*What to work on:*
Repeat the records below exactly, beginning at the first line and finishing with the line that contains "double background_reject, int64_t".

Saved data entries

extern "C" int tri_prepare_params(int64_t ntime, int64_t nchan, double outlier_nsigma,
                                  const double* windows_time, int64_t n_windows_time,
                                  const double* windows_freq, int64_t n_windows_freq,
                                  double background_reject, int64_t background_iterations,
                                  double spike_width_time, double spike_width_freq,
                                  int64_t time_extend, int64_t freq_extend, int64_t freq_chunks,
                                  int64_t average_freq, double flag_all_time_frac,
                                  double flag_all_freq_frac, double rho,
                                  int64_t num_major_iterations, int64_t* chunk_ends_buf,
                                  int64_t chunk_cap, tri_params* out) {
    if (!out || !chunk_ends_buf) return set_err(TRI_EINVAL, "NULL output");
    if (ntime <= 0 || nchan <= 0) return set_err(TRI_EINVAL, "empty window");
    if (average_freq < 1) return set_err(TRI_EINVAL, "average_freq must be >= 1");
    if (freq_chunks < 1) return set_err(TRI_EINVAL, "freq_chunks must be >= 1");
    if (chunk_cap < freq_chunks + 1) return set_err(TRI_EINVAL, "chunk_ends_buf too small");
    if (n_windows_time > TRI_MAX_WINDOWS || n_windows_freq > TRI_MAX_WINDOWS || n_windows_time < 0 || n_windows_freq < 0)
        return set_err(TRI_EINVAL, "at most %d windows per axis", TRI_MAX_WINDOWS);
    memset(out, 0, sizeof(*out));
    int64_t fa = (nchan + average_freq - 1) / average_freq;
    std::vector<int64_t> wf;
    for (int64_t i = 0; i < n_windows_freq; i++) {
        float v = std::ceil((float)windows_freq[i]) / (float)average_freq;
        wf.push_back((int64_t)v);
    }
    std::sort(wf.begin(), wf.end());
    wf.erase(std::unique(wf.begin(), wf.end()), wf.end());
    double step = (double)fa / (double)freq_chunks;
    for (int64_t i = 0; i <= freq_chunks; i++) chunk_ends_buf[i] = (int64_t)((double)i * step);
    chunk_ends_buf[freq_chunks] = fa;
    out->n_windows_time = 0;
    for (int64_t i = 0; i < n_windows_time; i++)
        if (windows_time[i] <= (double)ntime) out->windows_time[out->n_windows_time++] = (int64_t)windows_time[i];
    out->n_windows_freq = 0;
    for (size_t i = 0; i < wf.size(); i++)
        if (wf[i] <= fa) out->windows_freq[out->n_windows_freq++] = wf[i];
    for (int64_t i = 0; i < out->n_windows_freq; i++)
        if (out->windows_freq[i] <= 0)
            return set_err(TRI_EINVAL, "windows_freq / average_freq produced a window of size %lld; the reference fails here (operands could not be broadcast together, flagging.py:663)", (long long)out->windows_freq[i]);
    for (int64_t i = 0; i < out->n_windows_time; i++)
        if (out->windows_time[i] <= 0) return set_err(TRI_EINVAL, "windows_time must be positive");
    out->outlier_nsigma = outlier_nsigma;
    out->background_reject = background_reject;
    out->background_iterations = background_iterations;
    out->spike_width_time = spike_width_time;
    out->spike_width_freq = spike_width_freq;
    out->time_extend = time_extend;
    out->freq_extend = freq_extend;
    out->n_chunk_ends = freq_chunks + 1;
    out->chunk_ends = chunk_ends_buf;
    out->average_freq = average_freq;
    out->flag_all_time_frac = flag_all_time_frac;
    out->flag_all_freq_frac = flag_all_freq_frac;
    out->rho = rho;
    out->num_major_iterations = num_major_iterations;
    return TRI_OK;
}

namespace {

struct Debug {
    float* f32;
    uint8_t* u8;
};

struct Run {
    hipStream_t st;
    Plan pl;
    Ws ws;
    const tri_params* p;
    int64_t Wb;
    Debug* dbg;
    bool ampl_cached = false;
    const uint8_t* data_mask = nullptr;
    size_t data_mask_ws = 0;
};

bool st_use_fused(const StWin& sw) {
    static const bool force_generic = is1(getenv("TRI_ST_GENERIC"));
    if (force_generic) return false;
    return sw.nw == 4 && sw.w[0] == 1 && sw.w[1] == 2 && sw.w[2] == 4 && sw.w[3] == 8;
}

bool st_use_mask(int L, int C) {
    static const bool force_register = is1(getenv("TRI_ST_REGISTER"));
    return !force_register && (uint64_t)L * (uint64_t)C * 4u < (1ull << 31);
}

static bool median_no_predict() { static const bool v = is1(getenv("TRI_MEDIAN_NO_PREDICT")); return v; }

static bool median_takes_extra_flags(int64_t max_len) { return max_len <= 64 * MW_K; }

struct MedianJob {
    const float* data = nullptr; const uint8_t* flags = nullptr; double* med = nullptr;
    size_t WSd = 0, WSf = 0, RS = 0, ES = 1;
    const int64_t* seg_start = nullptr; const int64_t* seg_len = nullptr;
    int R = 0, G = 0;
    int64_t W = 0, max_len = 0;
    bool vec_ok = false;
    bool rows_aligned = false;
    bool segs_aligned = false;
    const uint8_t* flags2 = nullptr; const uint8_t* colflags = nullptr; size_t WScol = 0; int panel_rows = 0;
    unsigned* gcand = nullptr; size_t cand_ws = 0; unsigned cand_cap = 0;
};

enum class MedianKernel {
    Wave8, Wave8Vec,
    Wave16, Wave16Vec,
    Select, SelectVec,
    TwoPass, TwoPassVec,
    TwoPassVecLong,
};

template <int KS, bool VEC, int SPW>
static void median_wave(hipStream_t st, const MedianJob& j) {
    hipLaunchKernelGGL((k_median_wave<KS, VEC, SPW>), dim3((unsigned)cdiv((int64_t)cdiv((int64_t)j.R, SPW) * j.G, 4), (unsigned)j.W),
                       dim3(256), 0, st, j.data, j.flags, j.med, j.WSd, j.WSf, j.RS, j.ES, j.seg_start, j.seg_len, j.R, j.G,
                       j.flags2, j.colflags, j.WScol, j.panel_rows);
}
template <bool VEC>
static void median_select(hipStream_t st, const MedianJob& j) {
    hipLaunchKernelGGL(k_median<VEC>, dim3((unsigned)(j.R * j.G), (unsigned)j.W), dim3(256), 0, st,
                       j.data, j.flags, j.med, j.WSd, j.WSf, j.RS, j.ES, j.seg_start, j.seg_len, j.R, j.G);
}
template <bool VEC, int UNR = MED2_UNROLL>
static void median_two_pass(hipStream_t st, const MedianJob& j) {
    hipLaunchKernelGGL((k_median2<VEC, false, UNR>), dim3((unsigned)(j.R * j.G), (unsigned)j.W), dim3(256), 0, st,
                       j.data, j.flags, j.med, j.WSd, j.WSf, j.RS, j.ES, j.seg_start, j.seg_len, j.R, j.G, j.gcand, j.cand_ws, j.cand_cap);
}

static void launch_median_kernel(hipStream_t st, MedianKernel k, bool seg_per_wave, const MedianJob& j) {
    switch (k) {
    case MedianKernel::Wave8: seg_per_wave ? median_wave<8, false, 1>(st, j) : median_wave<8, false, MW_SPW>(st, j); break;
    case MedianKernel::Wave8Vec: seg_per_wave ? median_wave<8, true, 1>(st, j) : median_wave<8, true, MW_SPW>(st, j); break;
    case MedianKernel::Wave16: seg_per_wave ? median_wave<MW_K, false, 1>(st, j) : median_wave<MW_K, false, MW_SPW16>(st, j); break;
    case MedianKernel::Wave16Vec: seg_per_wave ? median_wave<MW_K, true, 1>(st, j) : median_wave<MW_K, true, MW_SPW16>(st, j); break;
    case MedianKernel::Select: median_select<false>(st, j); break;
    case MedianKernel::SelectVec: median_select<true>(st, j); break;
    case MedianKernel::TwoPass: median_two_pass<false>(st, j); break;
    case MedianKernel::TwoPassVec: median_two_pass<true>(st, j); break;
    case MedianKernel::TwoPassVecLong: median_two_pass<true, 16>(st, j); break;
    }
}

int launch_median(const Run& r, MedianJob j) {
    const int R = j.R, G = j.G;
    const int64_t W = j.W, max_len = j.max_len;
    if ((int64_t)R * G <= 0 || W <= 0) return TRI_OK;
    if (j.panel_rows > 0 && !(j.ES == 1 && j.RS % 64 == 0 && j.rows_aligned && max_len + (j.segs_aligned ? 0 : 3) <= 64 * MW_K &&
                              j.WSd % 4 == 0 && j.WSf % 4 == 0 && ((uintptr_t)j.data % 16 == 0) && ((uintptr_t)j.flags % 4 == 0)))
        return set_err(TRI_EUNSUPPORTED, "panel images need wave-sized segments of 64-column aligned rows");
    if ((j.flags2 || j.colflags) && (max_len > 64 * MW_K || (j.colflags && j.ES != 1) || ((uintptr_t)j.flags2 % 4 != 0) ||
                                     ((uintptr_t)j.colflags % 4 != 0) || j.WScol % 4 != 0))
        return set_err(TRI_EUNSUPPORTED, "extra flag sources need wave-sized segments of contiguous, 4-byte aligned rows");
    if ((int64_t)R * G > 0x7FFFFFFF || W > 65535) return set_err(TRI_EUNSUPPORTED, "median grid too large");
    const bool row4 = j.ES == 1 && j.RS % 4 == 0 && j.WSd % 4 == 0 && j.WSf % 4 == 0 &&
                      ((uintptr_t)j.data % 16 == 0) && ((uintptr_t)j.flags % 4 == 0) && j.rows_aligned &&
                      (uint64_t)j.RS * (uint64_t)std::max(R, j.panel_rows) * 4u < (1ull << 32);
    if (j.panel_rows > 0 && !row4) return set_err(TRI_EUNSUPPORTED, "panel images of 4 GB or more per window");
    const int64_t slack = j.segs_aligned ? 0 : 3;
    static const bool wave_old = is1(getenv("TRI_MEDIAN_WAVE_OLD"));
    MedianKernel k;
    if (max_len + slack <= 64 * 8 && row4) k = MedianKernel::Wave8Vec;
    else if (max_len <= 64 * 8 && j.panel_rows == 0) k = MedianKernel::Wave8;
    else if (max_len + slack <= 64 * MW_K && row4) k = MedianKernel::Wave16Vec;
    else if (max_len <= 64 * MW_K) k = MedianKernel::Wave16;
    else {
        static const bool three = is1(getenv("TRI_MEDIAN_3PASS"));
        if (three) k = j.vec_ok ? MedianKernel::SelectVec : MedianKernel::Select;
        else {
            if (median_no_predict() || j.cand_cap < max_len || j.cand_ws % 4 != 0 || j.cand_cap % 4 != 0 || ((uintptr_t)j.gcand % 16 != 0)) {
                j.gcand = nullptr; j.cand_ws = 0; j.cand_cap = 0;
            }
            if ((j.vec_ok || row4) && (int64_t)R * G * W < 1536 && max_len >= (int64_t)1 << 20) k = MedianKernel::TwoPassVecLong;
            else k = (j.vec_ok || row4) ? MedianKernel::TwoPassVec : MedianKernel::TwoPass;
        }
    }
    launch_median_kernel(r.st, k, wave_old, j);
    LAUNCHCHK();
    return TRI_OK;
}

#ifndef LDS_R_MAX
#define LDS_R_MAX 15
#endif
#ifndef LANE4_R_MAX
#define LANE4_R_MAX 160
#endif
static bool filter_no_lane4() { static const bool v = is1(getenv("TRI_FILTER_NO_LANE4")); return v; }
int colfilter_lds_block(int rad, int C) {
    static const bool disabled = is1(getenv("TRI_FILTER_MULTIPASS"));
    if (disabled || rad <= 0) return 0;
    if (filter_no_lane4()) {
        int bt = rad <= 10 ? 256 : (rad <= 20 ? 128 : (rad <= 40 ? 64 : 0));
        while (bt > 64 && bt / 2 >= C) bt /= 2;
        return bt;
    }
    if (rad <= LDS_R_MAX) {
        int bt = rad <= 10 ? 256 : 128;
        while (bt > 64 && bt / 2 >= C) bt /= 2;
        return bt;
    }
    return rad <= LANE4_R_MAX ? 64 : 0;
}
inline bool colfilter_use_lane4(int rad) { return !filter_no_lane4() && rad > LDS_R_MAX && rad <= LANE4_R_MAX; }

#ifndef BOXR_MAX_LDS_SLOTS
#define BOXR_MAX_LDS_SLOTS 60
#endif
thread_local int g_boxr_override = -1;
int boxr_pick_ks(int rad) {
    static const bool env_off = is1(getenv("TRI_FILTER_NO_REGRING"));
    const bool off = g_boxr_override >= 0 ? g_boxr_override == 0 : env_off;
    if (off || rad < 4 || rad > 107) return 0;
    const int ks = 2 * rad >= 80 ? 80 : (2 * rad >= 64 ? 64 : (2 * rad >= 32 ? 32 : (2 * rad >= 16 ? 16 : 8)));
    return 2 * rad - ks <= BOXR_MAX_LDS_SLOTS ? ks : 0;
}

#ifndef BOXT_MIN_2R
#define BOXT_MIN_2R 32
#endif
#ifndef BOXT_EXACT20
#define BOXT_EXACT20 1
#endif
int boxr_pick_ks_t(int rad) {
    if (BOXT_EXACT20 && 2 * rad == 20) return boxr_pick_ks(rad) > 0 ? 20 : 0;
    return 2 * rad >= BOXT_MIN_2R ? boxr_pick_ks(rad) : 0;
}
int boxr_pick_ks_f(int rad) {
    static const bool off = is1(getenv("TRI_FILTER_NO_REGRING_F"));
    return off ? 0 : boxr_pick_ks(rad);
}

thread_local int g_boxw_override = -1;
static bool boxw_usable(int rad, int n, int C) {
    static const bool off = is1(getenv("TRI_FILTER_NO_BOXW"));
    if (g_boxw_override == 0 || (off && g_boxw_override < 0)) return false;
    return 2 * rad >= 20 && 2 * rad <= 110 && n % 4 == 0 && (uint64_t)n * (uint64_t)C * 4u < (1ull << 31);
}
template <int R2>
int launch_boxw_r2(const Run& r, const uint8_t* srcFlags, float* dstW, int n, int C, float denom, size_t sws, size_t dws, int64_t W) {
    dim3 grid((unsigned)cdiv(C, 64), (unsigned)W);
    hipLaunchKernelGGL((k_boxw<R2>), grid, dim3(64), 0, r.st, srcFlags, dstW, n, C, box_reciprocal(denom), sws, dws);
    LAUNCHCHK();
    return TRI_OK;
}
int launch_boxw(const Run& r, const uint8_t* srcFlags, float* dstW, int n, int C, int rad, float denom, size_t sws, size_t dws, int64_t W) {
#define BOXW_CASE(R2) case R2: return launch_boxw_r2<R2>(r, srcFlags, dstW, n, C, denom, sws, dws, W);
#define BOXW_CASE5(A) BOXW_CASE(A) BOXW_CASE(A + 2) BOXW_CASE(A + 4) BOXW_CASE(A + 6) BOXW_CASE(A + 8)
    switch (2 * rad) {
        BOXW_CASE5(20) BOXW_CASE5(30) BOXW_CASE5(40) BOXW_CASE5(50) BOXW_CASE5(60) BOXW_CASE5(70) BOXW_CASE5(80) BOXW_CASE5(90) BOXW_CASE5(100)
        BOXW_CASE(110)
    }
#undef BOXW_CASE5
#undef BOXW_CASE
    return set_err(TRI_EINVAL, "no integer weight filter for radius %d", rad);
}

template <int KS>
int launch_boxt_ks(const Run& r, const float* srcData, const uint8_t* srcFlags, float* dstW, float* dstO,
                   int n, int C, int rad, float denom, size_t sws, size_t dws, int64_t W) {
    const int d = 2 * rad - KS;
    const size_t lds = (size_t)4 * d * 64 * sizeof(float);
    dim3 grid((unsigned)cdiv(C, 64), (unsigned)W);
    HIPCHK(lds_optin_all(160 * 1024, &k_boxt<KS, true, 0>, &k_boxt<KS, true, 1>));
    const bool wk = boxw_usable(rad, n, C);
    if (wk) { const int rc = launch_boxw(r, srcFlags, dstW, n, C, rad, denom, sws, dws, W); if (rc) return rc; }
    if (d > 0) {
        if (!wk) hipLaunchKernelGGL((k_boxt<KS, true, 0>), grid, dim3(64), lds, r.st, srcData, srcFlags, dstW, n, C, rad, denom, sws, dws);
        hipLaunchKernelGGL((k_boxt<KS, true, 1>), grid, dim3(64), lds, r.st, srcData, srcFlags, dstO, n, C, rad, denom, sws, dws);
    } else {
        if (!wk) hipLaunchKernelGGL((k_boxt<KS, false, 0>), grid, dim3(64), 0, r.st, srcData, srcFlags, dstW, n, C, rad, denom, sws, dws);
        hipLaunchKernelGGL((k_boxt<KS, false, 1>), grid, dim3(64), 0, r.st, srcData, srcFlags, dstO, n, C, rad, denom, sws, dws);
    }
    LAUNCHCHK();
    return TRI_OK;
}

template <int KS>
int launch_boxt_spec_ks(const Run& r, const float* srcData, const uint8_t* srcFlags, float* dstW, float* dstO,
                        int n, int C, int rad, float denom) {
    const int d = 2 * rad - KS;
    const size_t lds = (size_t)4 * d * 64 * sizeof(float);
    dim3 grid((unsigned)cdiv(C, 64), 2);
    HIPCHK(lds_optin_all(160 * 1024, &k_boxt_spec<KS, true>));
    if (d > 0) hipLaunchKernelGGL((k_boxt_spec<KS, true>), grid, dim3(64), lds, r.st, srcData, srcFlags, dstW, dstO, n, C, rad, denom);
    else hipLaunchKernelGGL((k_boxt_spec<KS, false>), grid, dim3(64), 0, r.st, srcData, srcFlags, dstW, dstO, n, C, rad, denom);
    LAUNCHCHK();
    return TRI_OK;
}

int launch_boxt_spec(const Run& r, int ks, const float* srcData, const uint8_t* srcFlags, float* dstW, float* dstO,
                     int n, int C, int rad, float denom) {
    switch (ks) {
        case 8: return launch_boxt_spec_ks<8>(r, srcData, srcFlags, dstW, dstO, n, C, rad, denom);
        case 16: return launch_boxt_spec_ks<16>(r, srcData, srcFlags, dstW, dstO, n, C, rad, denom);
        case 32: return launch_boxt_spec_ks<32>(r, srcData, srcFlags, dstW, dstO, n, C, rad, denom);
        case 64: return launch_boxt_spec_ks<64>(r, srcData, srcFlags, dstW, dstO, n, C, rad, denom);
        case 80: return launch_boxt_spec_ks<80>(r, srcData, srcFlags, dstW, dstO, n, C, rad, denom);
    }
    return set_err(TRI_EINVAL, "no register-ring kernel for %d slots", ks);
}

*Written reply:*
extern "C" int tri_prepare_params(int64_t ntime, int64_t nchan, double outlier_nsigma,
                                  const double* windows_time, int64_t n_windows_time,
                                  const double* windows_freq, int64_t n_windows_freq,
                                  double background_reject, int64_t background_iterations,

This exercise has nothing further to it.